● How to complete this task:
As the answer, give a copy of each line below that includes the word "lines".

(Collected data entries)

================

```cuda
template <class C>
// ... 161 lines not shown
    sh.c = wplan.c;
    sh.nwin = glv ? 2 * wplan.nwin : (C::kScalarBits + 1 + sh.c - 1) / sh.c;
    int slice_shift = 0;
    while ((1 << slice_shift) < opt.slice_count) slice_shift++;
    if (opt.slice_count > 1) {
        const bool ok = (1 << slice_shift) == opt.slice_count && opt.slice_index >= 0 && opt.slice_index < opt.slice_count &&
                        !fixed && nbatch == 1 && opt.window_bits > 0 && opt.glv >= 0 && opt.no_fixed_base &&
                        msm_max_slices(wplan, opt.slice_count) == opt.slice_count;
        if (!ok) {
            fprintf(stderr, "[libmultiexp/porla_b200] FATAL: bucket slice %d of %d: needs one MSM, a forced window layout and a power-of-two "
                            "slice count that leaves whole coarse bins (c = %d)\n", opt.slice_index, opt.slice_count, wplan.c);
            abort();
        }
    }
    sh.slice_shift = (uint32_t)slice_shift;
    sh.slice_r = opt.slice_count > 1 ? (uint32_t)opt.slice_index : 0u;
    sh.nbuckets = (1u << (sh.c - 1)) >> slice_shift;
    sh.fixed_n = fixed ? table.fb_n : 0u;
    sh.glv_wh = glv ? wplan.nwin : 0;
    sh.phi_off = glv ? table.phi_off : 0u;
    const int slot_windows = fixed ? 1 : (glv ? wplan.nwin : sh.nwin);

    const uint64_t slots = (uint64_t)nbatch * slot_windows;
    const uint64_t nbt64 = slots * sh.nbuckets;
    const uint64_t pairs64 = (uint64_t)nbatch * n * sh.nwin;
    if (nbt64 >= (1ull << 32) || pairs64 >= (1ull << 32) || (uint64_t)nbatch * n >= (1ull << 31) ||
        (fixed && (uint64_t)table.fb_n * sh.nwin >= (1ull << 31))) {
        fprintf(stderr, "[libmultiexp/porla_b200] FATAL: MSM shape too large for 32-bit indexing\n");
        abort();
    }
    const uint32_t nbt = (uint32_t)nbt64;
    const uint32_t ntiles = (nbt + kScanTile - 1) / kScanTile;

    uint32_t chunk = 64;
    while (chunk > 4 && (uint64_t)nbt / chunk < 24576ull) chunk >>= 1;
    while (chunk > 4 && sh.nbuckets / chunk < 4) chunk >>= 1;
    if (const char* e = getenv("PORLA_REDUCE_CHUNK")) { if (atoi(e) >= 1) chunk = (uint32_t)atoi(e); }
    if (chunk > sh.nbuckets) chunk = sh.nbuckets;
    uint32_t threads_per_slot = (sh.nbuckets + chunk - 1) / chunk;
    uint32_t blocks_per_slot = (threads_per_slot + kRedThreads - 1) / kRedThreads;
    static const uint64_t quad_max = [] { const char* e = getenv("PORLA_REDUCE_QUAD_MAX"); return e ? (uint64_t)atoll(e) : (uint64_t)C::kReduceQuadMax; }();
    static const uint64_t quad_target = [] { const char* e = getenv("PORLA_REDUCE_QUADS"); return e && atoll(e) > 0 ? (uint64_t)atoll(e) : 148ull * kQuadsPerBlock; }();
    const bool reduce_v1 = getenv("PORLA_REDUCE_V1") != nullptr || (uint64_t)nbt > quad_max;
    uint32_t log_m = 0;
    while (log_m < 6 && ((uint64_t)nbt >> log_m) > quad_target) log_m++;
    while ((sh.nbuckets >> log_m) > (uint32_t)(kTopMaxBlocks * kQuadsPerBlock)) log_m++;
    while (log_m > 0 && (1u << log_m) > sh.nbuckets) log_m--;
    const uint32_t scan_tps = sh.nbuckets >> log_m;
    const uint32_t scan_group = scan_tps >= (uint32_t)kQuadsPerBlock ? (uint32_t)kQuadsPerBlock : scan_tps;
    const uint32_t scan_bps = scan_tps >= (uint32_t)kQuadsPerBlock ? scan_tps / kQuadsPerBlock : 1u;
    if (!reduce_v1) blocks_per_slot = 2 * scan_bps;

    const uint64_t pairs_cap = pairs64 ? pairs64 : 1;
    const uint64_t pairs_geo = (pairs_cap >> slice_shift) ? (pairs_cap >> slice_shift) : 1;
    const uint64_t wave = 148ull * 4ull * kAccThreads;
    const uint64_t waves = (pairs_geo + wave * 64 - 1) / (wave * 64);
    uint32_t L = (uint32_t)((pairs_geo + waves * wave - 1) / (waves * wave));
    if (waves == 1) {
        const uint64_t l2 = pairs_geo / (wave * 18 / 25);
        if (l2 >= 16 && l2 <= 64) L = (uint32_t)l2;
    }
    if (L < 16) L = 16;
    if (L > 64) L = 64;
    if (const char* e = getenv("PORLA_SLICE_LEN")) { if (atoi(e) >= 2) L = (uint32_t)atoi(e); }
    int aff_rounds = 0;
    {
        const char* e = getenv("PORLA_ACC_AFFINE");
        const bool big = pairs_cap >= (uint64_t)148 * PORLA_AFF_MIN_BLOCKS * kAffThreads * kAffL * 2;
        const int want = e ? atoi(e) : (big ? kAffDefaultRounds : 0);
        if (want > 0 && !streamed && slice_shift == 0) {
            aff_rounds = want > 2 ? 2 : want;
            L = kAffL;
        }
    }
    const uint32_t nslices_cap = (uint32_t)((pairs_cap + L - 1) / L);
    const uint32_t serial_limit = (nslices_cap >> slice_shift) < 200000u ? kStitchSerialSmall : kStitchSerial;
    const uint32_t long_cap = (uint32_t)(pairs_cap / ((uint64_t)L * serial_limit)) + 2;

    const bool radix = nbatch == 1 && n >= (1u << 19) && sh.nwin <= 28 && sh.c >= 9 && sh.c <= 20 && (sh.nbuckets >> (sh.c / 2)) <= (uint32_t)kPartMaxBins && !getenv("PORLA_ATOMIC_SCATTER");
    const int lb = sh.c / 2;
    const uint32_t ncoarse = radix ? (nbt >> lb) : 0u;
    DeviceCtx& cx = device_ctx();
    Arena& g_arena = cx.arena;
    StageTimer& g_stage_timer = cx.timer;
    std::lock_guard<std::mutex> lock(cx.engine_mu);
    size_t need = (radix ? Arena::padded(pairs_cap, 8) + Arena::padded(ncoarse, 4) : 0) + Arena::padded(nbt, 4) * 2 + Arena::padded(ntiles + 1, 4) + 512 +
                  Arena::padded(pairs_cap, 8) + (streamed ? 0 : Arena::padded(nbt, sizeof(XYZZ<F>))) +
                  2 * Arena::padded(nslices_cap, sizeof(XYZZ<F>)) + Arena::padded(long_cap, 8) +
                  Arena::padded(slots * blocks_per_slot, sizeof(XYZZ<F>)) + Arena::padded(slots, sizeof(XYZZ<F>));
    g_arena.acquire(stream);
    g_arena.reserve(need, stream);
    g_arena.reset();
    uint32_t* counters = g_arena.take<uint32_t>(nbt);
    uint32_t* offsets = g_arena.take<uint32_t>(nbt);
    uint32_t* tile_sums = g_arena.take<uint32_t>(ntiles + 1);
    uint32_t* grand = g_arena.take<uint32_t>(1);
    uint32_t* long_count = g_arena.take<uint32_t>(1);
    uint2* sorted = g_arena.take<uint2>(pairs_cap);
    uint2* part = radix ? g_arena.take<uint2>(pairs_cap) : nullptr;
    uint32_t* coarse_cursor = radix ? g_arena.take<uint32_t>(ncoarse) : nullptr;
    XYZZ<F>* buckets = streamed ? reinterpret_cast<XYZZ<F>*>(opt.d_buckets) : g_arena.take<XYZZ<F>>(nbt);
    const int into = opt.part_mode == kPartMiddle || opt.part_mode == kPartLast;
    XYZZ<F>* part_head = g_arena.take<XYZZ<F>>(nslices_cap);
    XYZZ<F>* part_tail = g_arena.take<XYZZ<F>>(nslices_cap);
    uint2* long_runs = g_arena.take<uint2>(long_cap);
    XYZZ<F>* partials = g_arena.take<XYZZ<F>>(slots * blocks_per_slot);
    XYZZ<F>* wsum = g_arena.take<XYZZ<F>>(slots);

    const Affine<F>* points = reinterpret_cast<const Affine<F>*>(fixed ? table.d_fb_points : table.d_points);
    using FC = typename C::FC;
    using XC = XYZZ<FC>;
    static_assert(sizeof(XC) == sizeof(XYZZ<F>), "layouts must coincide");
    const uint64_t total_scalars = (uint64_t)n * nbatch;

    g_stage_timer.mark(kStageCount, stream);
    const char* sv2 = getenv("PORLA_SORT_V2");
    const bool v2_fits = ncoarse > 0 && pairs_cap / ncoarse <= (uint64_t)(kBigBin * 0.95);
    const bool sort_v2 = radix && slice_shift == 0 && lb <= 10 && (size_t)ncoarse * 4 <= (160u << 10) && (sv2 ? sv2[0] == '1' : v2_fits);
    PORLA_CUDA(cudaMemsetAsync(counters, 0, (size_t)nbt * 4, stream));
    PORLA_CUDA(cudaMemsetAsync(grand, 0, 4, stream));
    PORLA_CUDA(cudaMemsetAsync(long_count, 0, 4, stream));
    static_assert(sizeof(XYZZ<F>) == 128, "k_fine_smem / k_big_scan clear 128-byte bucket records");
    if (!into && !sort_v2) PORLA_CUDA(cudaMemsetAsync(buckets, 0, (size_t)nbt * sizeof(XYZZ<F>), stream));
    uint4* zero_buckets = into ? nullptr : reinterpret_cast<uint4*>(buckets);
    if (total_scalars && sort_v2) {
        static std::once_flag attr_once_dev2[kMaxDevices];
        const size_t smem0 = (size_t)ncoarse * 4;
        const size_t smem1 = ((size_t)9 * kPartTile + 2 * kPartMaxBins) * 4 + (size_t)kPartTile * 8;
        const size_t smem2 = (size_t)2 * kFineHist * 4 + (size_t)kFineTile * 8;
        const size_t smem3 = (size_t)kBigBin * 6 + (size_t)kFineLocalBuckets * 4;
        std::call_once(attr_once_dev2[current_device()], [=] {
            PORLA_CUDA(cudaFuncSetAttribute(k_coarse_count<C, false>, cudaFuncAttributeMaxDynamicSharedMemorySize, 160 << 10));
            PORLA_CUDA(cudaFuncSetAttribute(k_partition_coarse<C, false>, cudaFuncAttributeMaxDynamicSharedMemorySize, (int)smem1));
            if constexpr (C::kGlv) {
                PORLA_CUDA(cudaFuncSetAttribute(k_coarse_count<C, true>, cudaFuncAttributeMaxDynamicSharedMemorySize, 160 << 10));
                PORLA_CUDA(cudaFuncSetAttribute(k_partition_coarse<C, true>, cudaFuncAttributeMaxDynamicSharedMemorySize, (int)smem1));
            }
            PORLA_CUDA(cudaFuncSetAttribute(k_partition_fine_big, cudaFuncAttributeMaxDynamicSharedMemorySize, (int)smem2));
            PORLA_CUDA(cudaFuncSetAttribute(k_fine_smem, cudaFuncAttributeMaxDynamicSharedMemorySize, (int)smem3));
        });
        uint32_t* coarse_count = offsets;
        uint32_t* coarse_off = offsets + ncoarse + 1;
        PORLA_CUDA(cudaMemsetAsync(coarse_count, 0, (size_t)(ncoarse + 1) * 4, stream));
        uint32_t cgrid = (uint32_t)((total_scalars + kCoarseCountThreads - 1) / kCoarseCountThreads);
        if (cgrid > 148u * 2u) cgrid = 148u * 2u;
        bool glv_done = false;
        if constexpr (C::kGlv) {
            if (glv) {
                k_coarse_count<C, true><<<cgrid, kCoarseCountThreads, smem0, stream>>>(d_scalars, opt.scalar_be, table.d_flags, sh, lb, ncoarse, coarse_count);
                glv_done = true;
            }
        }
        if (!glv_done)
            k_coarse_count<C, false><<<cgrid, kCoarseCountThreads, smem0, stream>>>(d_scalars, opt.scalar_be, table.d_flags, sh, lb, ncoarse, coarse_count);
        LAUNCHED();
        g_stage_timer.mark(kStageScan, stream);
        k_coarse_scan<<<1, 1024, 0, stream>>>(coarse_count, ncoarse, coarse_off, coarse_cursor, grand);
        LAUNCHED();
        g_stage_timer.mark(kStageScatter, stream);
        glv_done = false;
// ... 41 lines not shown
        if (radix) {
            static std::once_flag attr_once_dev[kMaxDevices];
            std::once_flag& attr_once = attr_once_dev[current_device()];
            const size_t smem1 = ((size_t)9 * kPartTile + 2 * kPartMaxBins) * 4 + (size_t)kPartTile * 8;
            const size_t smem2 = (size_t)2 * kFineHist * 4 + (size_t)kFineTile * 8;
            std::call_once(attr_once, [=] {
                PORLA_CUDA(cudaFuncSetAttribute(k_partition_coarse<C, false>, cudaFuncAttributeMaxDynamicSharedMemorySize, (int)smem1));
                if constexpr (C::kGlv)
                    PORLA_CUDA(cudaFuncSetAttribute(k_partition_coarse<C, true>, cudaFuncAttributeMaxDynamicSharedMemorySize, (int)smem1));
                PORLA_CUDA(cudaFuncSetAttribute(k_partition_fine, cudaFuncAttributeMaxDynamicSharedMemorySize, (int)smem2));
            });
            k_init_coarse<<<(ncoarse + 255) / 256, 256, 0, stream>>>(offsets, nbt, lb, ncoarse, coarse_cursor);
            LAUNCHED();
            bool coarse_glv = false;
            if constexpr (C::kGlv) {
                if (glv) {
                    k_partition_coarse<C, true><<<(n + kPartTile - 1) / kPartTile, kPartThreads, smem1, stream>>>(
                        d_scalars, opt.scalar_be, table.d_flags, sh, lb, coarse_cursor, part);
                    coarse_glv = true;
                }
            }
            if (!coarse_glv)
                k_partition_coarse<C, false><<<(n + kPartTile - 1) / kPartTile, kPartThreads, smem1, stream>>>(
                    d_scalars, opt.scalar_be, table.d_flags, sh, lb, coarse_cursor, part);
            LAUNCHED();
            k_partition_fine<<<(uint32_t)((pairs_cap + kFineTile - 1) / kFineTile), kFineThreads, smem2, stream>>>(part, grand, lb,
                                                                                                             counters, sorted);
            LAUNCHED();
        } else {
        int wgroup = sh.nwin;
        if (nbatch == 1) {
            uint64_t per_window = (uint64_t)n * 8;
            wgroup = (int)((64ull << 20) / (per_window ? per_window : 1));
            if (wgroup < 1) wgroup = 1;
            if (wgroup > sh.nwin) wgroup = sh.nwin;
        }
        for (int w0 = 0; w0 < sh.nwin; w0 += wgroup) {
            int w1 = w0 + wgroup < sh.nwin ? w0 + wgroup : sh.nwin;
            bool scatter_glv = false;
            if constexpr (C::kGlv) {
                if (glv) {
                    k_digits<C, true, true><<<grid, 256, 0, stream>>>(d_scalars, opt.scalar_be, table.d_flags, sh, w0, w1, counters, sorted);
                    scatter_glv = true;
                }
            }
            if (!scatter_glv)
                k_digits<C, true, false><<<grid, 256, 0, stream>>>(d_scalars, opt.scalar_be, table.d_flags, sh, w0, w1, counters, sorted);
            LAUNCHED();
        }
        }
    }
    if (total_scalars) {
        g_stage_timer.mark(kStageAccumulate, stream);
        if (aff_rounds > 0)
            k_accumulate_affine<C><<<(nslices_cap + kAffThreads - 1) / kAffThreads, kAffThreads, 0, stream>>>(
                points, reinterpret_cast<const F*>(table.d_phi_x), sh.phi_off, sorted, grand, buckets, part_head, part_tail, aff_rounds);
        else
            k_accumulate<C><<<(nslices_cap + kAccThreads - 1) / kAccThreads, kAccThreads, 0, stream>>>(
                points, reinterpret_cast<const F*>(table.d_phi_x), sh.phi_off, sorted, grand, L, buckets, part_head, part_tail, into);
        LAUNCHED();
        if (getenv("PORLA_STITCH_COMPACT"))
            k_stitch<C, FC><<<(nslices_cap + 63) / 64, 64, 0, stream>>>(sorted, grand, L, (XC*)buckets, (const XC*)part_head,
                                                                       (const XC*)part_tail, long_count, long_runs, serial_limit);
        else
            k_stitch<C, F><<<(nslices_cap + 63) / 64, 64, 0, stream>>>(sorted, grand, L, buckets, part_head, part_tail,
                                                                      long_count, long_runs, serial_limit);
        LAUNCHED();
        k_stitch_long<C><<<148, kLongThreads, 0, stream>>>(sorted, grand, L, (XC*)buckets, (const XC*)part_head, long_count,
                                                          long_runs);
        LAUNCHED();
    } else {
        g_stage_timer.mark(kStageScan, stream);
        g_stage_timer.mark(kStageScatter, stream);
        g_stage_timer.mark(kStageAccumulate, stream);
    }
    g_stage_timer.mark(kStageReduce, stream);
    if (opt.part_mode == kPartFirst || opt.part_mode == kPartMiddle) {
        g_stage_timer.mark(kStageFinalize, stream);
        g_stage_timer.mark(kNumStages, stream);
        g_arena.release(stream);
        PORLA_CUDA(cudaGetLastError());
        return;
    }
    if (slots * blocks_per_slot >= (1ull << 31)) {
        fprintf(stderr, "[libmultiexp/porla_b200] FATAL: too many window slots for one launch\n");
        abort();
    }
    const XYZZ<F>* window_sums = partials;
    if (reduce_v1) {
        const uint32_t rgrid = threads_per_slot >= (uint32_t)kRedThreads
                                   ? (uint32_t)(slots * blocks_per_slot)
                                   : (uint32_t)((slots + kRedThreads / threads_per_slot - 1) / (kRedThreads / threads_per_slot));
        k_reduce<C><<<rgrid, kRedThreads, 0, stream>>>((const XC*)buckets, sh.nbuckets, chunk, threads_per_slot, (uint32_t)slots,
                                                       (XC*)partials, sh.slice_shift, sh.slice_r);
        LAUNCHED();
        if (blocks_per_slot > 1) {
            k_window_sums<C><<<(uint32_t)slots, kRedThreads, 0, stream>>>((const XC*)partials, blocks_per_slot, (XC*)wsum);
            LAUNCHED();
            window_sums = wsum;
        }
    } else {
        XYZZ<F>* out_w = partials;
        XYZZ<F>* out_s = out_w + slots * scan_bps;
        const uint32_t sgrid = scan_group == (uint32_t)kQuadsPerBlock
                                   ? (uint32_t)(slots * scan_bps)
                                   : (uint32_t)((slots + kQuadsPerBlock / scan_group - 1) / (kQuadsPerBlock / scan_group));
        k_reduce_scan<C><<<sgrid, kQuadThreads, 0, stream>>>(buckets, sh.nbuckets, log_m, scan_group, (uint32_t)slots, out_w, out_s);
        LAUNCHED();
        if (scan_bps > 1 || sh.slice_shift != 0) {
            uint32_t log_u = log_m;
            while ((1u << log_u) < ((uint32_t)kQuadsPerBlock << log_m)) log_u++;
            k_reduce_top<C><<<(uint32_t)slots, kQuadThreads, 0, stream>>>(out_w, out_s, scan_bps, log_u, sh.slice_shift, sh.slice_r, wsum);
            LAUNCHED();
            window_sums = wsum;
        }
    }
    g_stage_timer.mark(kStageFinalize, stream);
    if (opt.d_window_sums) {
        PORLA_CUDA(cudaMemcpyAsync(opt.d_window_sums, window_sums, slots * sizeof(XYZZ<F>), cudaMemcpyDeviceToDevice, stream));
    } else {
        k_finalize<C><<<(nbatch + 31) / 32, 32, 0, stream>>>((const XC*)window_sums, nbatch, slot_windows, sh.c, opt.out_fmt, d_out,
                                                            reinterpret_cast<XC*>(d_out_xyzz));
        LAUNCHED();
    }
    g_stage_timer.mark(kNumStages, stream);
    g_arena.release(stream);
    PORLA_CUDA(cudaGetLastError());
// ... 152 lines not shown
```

================

● Answer to this problem:
// ... 161 lines not shown
// ... 41 lines not shown
// ... 152 lines not shown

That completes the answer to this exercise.